By minimizing cognitive burden and enhancing visual search efficiency, these features simplify memory organization and provide intuitive content navigation. The design enables users to quickly locate and manage their content through two access points: the "(i)" icon and the "Manage memory" button in the memory-status widget.Our solution creates an efficient, user-friendly memory management approach that aligns with core human-system interaction principles, empowering users with greater control and ease of content management.

New Redesigned Interface to Manage Memory
I.Categorized Memory Interface
Challenge: The current linear design increases cognitive load and slows navigation.
Innovation: Introduce a filter to sort the chats in the memory management interface being added. The sorting dropdown offers six strategic filtering options to meet diverse user needs:
●'High to Low' and 'Low to High' memory usage sorting helps users quickly identify memory-intensive chats for storage management.
● 'Old to New' and 'New to Old' temporal sorting assists in finding chats based on chronological relevance.
● 'Irrelevant' filter surfaces potentially disposable chats that haven't been accessed recently.
● 'With Images' filter specifically identifies image-heavy chats that typically consume more storage

Categorized Memory Interface to manage memory/Images and Sort
II. Image deletion
Challenge: Giving the user access to all the images uploaded to the application for direct deletion.
Innovation: Add a button in the memory management interface to access all uploaded images for easy deletion. The image gallery displays images in a grid layout with selection options for individual deletion or a "Clear all images" button for bulk deletion. A filter drop-down, similar to the chat view, allows users to sort images by memory usage, date, or relevance. This dual deletion approach—individual or bulk—and intelligent sorting enhances efficiency and gives users precise control over storage management.

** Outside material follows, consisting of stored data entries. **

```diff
+            unsigned long long m1b = (unsigned long long)w1[2] | ((unsigned long long)w1[3] << 32);
+            unsigned long long m2 = (unsigned long long)w2[0] | ((unsigned long long)w2[1] << 32);
+            int pc = __popcll(m1a);
+            if (pc > kMaxNbr) {
+                m1a = lowest_set_bits(m1a, kMaxNbr);
+                pc = kMaxNbr;
+            }
+            if (__popcll(m1b) > kMaxNbr - pc) m1b = lowest_set_bits(m1b, kMaxNbr - pc);
+            if (__popcll(m2) > kMaxNbr) m2 = lowest_set_bits(m2, kMaxNbr);
+            const uint32_t l1[4] = {(uint32_t)m1a, (uint32_t)(m1a >> 32), (uint32_t)m1b, (uint32_t)(m1b >> 32)};
+            const uint32_t l2[2] = {(uint32_t)m2, (uint32_t)(m2 >> 32)};
+            const bool tail = up.share && lane >= t0;
+            store_lane_lists(img, up.rows[0] + o * (int64_t)(NC1 * (kMaxNbr + 1)), up.n_rows[0] + o, NC1 * (kMaxNbr + 1), true, l1,
+                             !tail || lane == t0, tail ? kSaTailCode : lane, sl);
+            store_lane_lists(img, up.rows[1] + o * (int64_t)(NC2 * (kMaxNbr + 1)), up.n_rows[1] + o, NC2 * (kMaxNbr + 1), lane < NC2, l2,
+                             true, lane, sl);
+        }
     }
 }
 
@@ -635,14 +769,29 @@
     return 0;
 }
 
-int launch_build_rows(const float* xyz, const float* rgb, const uint8_t* fps_idx, int64_t n_obj, int n_pts, uint16_t* rows,
-                      uint16_t* n_rows, int self_loops, hipStream_t st) {
+int launch_build_rows(const float* xyz, const float* rgb, int64_t n_obj, int n_pts, const float radius[3], const GroupTables& gt,
+                      hipStream_t st) {
+    const uint8_t* fps_idx = gt.fps_idx[0];
+    uint16_t *rows = gt.rows[0], *n_rows = gt.n_rows[0];
+    const int self_loops = gt.self_loops;
     T2P_CHECK_ARG(n_pts == kMaxPts && xyz && rgb && fps_idx && rows && n_rows, "build_rows: built for %d points per object", kMaxPts);
     T2P_CHECK_ARG((((uintptr_t)xyz | (uintptr_t)rgb | (uintptr_t)rows) & 15) == 0, "build_rows: xyz, rgb and rows must be 16-byte aligned");
+    BuildUpper up{};
+    if (T2P_PREFIX_FPS) {
+        T2P_CHECK_ARG(gt.rows[1] && gt.rows[2] && gt.n_rows[1] && gt.n_rows[2] && (((uintptr_t)gt.rows[1] | (uintptr_t)gt.rows[2]) & 15) == 0,
+                      "build_rows: the row lists of levels 2 and 3 are written here, 16 bytes at a time");
+        for (int l = 1; l < 3; l++) {
+            up.rows[l - 1] = gt.rows[l];
+            up.n_rows[l - 1] = gt.n_rows[l];
+            up.rr[l - 1] = radius[l] * radius[l];
+            up.prune[l - 1] = T2P_PRUNE_ROWS && gt.prune_dup[l] ? 1 : 0;
+        }
+        up.share = gt.share_tail[1];
+    }
     if (n_obj == 0) return 0;
     const int64_t grid = n_obj < (int64_t)num_cus() * 64 ? n_obj : (int64_t)num_cus() * 64;
     ProfScope ps_("build_rows", st);
-    hipLaunchKernelGGL(k_build_rows, dim3((unsigned)grid), dim3(64), 0, st, xyz, rgb, fps_idx, n_obj, rows, n_rows, self_loops);
+    hipLaunchKernelGGL(k_build_rows, dim3((unsigned)grid), dim3(64), 0, st, xyz, rgb, fps_idx, n_obj, rows, n_rows, self_loops, up);
     T2P_CHECK_LAUNCH("build_rows");
     return 0;
 }
@@ -672,6 +821,8 @@
                       gt.n_dense[0] == kMaxPts && gt.n_dense[1] == kMaxPts / 2 && gt.n_dense[2] == kMaxPts / 4;
     T2P_CHECK_ARG(!gt.mask_l0 || (fast && ((uintptr_t)gt.rows[0] & 15) == 0),
                   "sample_group: hit masks (mask_l0) exist for 256 points per object with all row lists wanted, rows 16-byte aligned");
+    T2P_CHECK_ARG(!(gt.prune_dup[0] || gt.prune_dup[1] || gt.prune_dup[2]) || (gt.mask_l0 && !gt.prune_dup[0]),
+                  "sample_group: prune_dup exists for levels 2 and 3 of the hit-mask plan (mask_l0)");
     if (fast && gt.mask_l0)
         T2P_REPEAT(ps_) hipLaunchKernelGGL((k_sample_group<true, true>), dim3((unsigned)grid), dim3(64), lds, st, xyz, n_obj, n_pts,
                            radius[0], radius[1], radius[2], gt);
diff --git a/text2pos-cvpr2022_amd/csrc/t2p_common.h b/text2pos-cvpr2022_amd/csrc/t2p_common.h
--- a/text2pos-cvpr2022_amd/csrc/t2p_common.h
+++ b/text2pos-cvpr2022_amd/csrc/t2p_common.h
@@ -158,6 +158,7 @@
     uint16_t* n_rows[3];
     int self_loops;
     int share_tail[3];
+    int prune_dup[3];
     int mask_l0;
     int n_dense[3];
     int n_cent[3];
@@ -178,8 +179,8 @@
                         hipStream_t st);
 int launch_dedup_rows(const float* xyz, const float* rgb, int64_t n_obj, int n_pts, uint16_t* rows, uint16_t* n_rows,
                       int n_cent, hipStream_t st);
-int launch_build_rows(const float* xyz, const float* rgb, const uint8_t* fps_idx, int64_t n_obj, int n_pts, uint16_t* rows,
-                      uint16_t* n_rows, int self_loops, hipStream_t st);
+int launch_build_rows(const float* xyz, const float* rgb, int64_t n_obj, int n_pts, const float radius[3], const GroupTables& gt,
+                      hipStream_t st);
 
 int launch_rownorm(const float* in, int ld_in, int64_t n_rows, int dim, float* out, int ld_out, int col0,
                    hipStream_t st);
diff --git a/text2pos-cvpr2022_amd/ops.py b/text2pos-cvpr2022_amd/ops.py
--- a/text2pos-cvpr2022_amd/ops.py
+++ b/text2pos-cvpr2022_amd/ops.py
@@ -223,7 +223,8 @@
     return out
 
 
-def group_rows_built(xyz: torch.Tensor, rgb: torch.Tensor, radius=(0.2, 0.3, 0.4), self_loops: bool = True, share_mask: int = 0):
+def group_rows_built(xyz: torch.Tensor, rgb: torch.Tensor, radius=(0.2, 0.3, 0.4), self_loops: bool = True, share_mask: int = 0,
+                     prune_dup: bool = False):
     _need(xyz, "xyz", torch.float32, 3)
     _need(rgb, "rgb", torch.float32, 3, xyz.device)
     dev = xyz.device
@@ -231,8 +232,9 @@
     if three != 3 or tuple(rgb.shape) != tuple(xyz.shape):
         raise RuntimeError(f"group_rows_built: xyz and rgb must both be [n_obj, n_pts, 3], got {tuple(xyz.shape)} and {tuple(rgb.shape)}")
     out, arr = _level_tables(n_obj, n_pts, dev, ("fps_idx", "rows", "n_rows"))
-    L.check(L.lib().t2p_group_rows_built(_ptr(xyz), _ptr(rgb), n_obj, n_pts, _radius(radius), int(bool(self_loops)), int(share_mask),
-                                         arr["fps_idx"], arr["rows"], arr["n_rows"], _stream(dev)), "t2p_group_rows_built")
+    name = "t2p_group_rows_pruned" if prune_dup else "t2p_group_rows_built"
+    L.check(getattr(L.lib(), name)(_ptr(xyz), _ptr(rgb), n_obj, n_pts, _radius(radius), int(bool(self_loops)), int(share_mask),
+                                   arr["fps_idx"], arr["rows"], arr["n_rows"], _stream(dev)), name)
     return out
 
 
```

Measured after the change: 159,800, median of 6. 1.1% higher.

Memory Management Interface with Image Gallery View and Sorting Controls
Conclusion
This study highlights critical usability challenges in ChatGPT’s memory management, including high cognitive load, suboptimal decision-making support, and inefficient visual search. Observations and HSE principles guided actionable recommendations such as transforming the “Memory Full” label and enhancing the sidebar design. These innovations aim to reduce cognitive effort, improve task efficiency, and create a user-friendly experience. Applying HSE principles ensures that user-centric designs optimize both functionality and satisfaction, demonstrating the value of research-driven design improvements.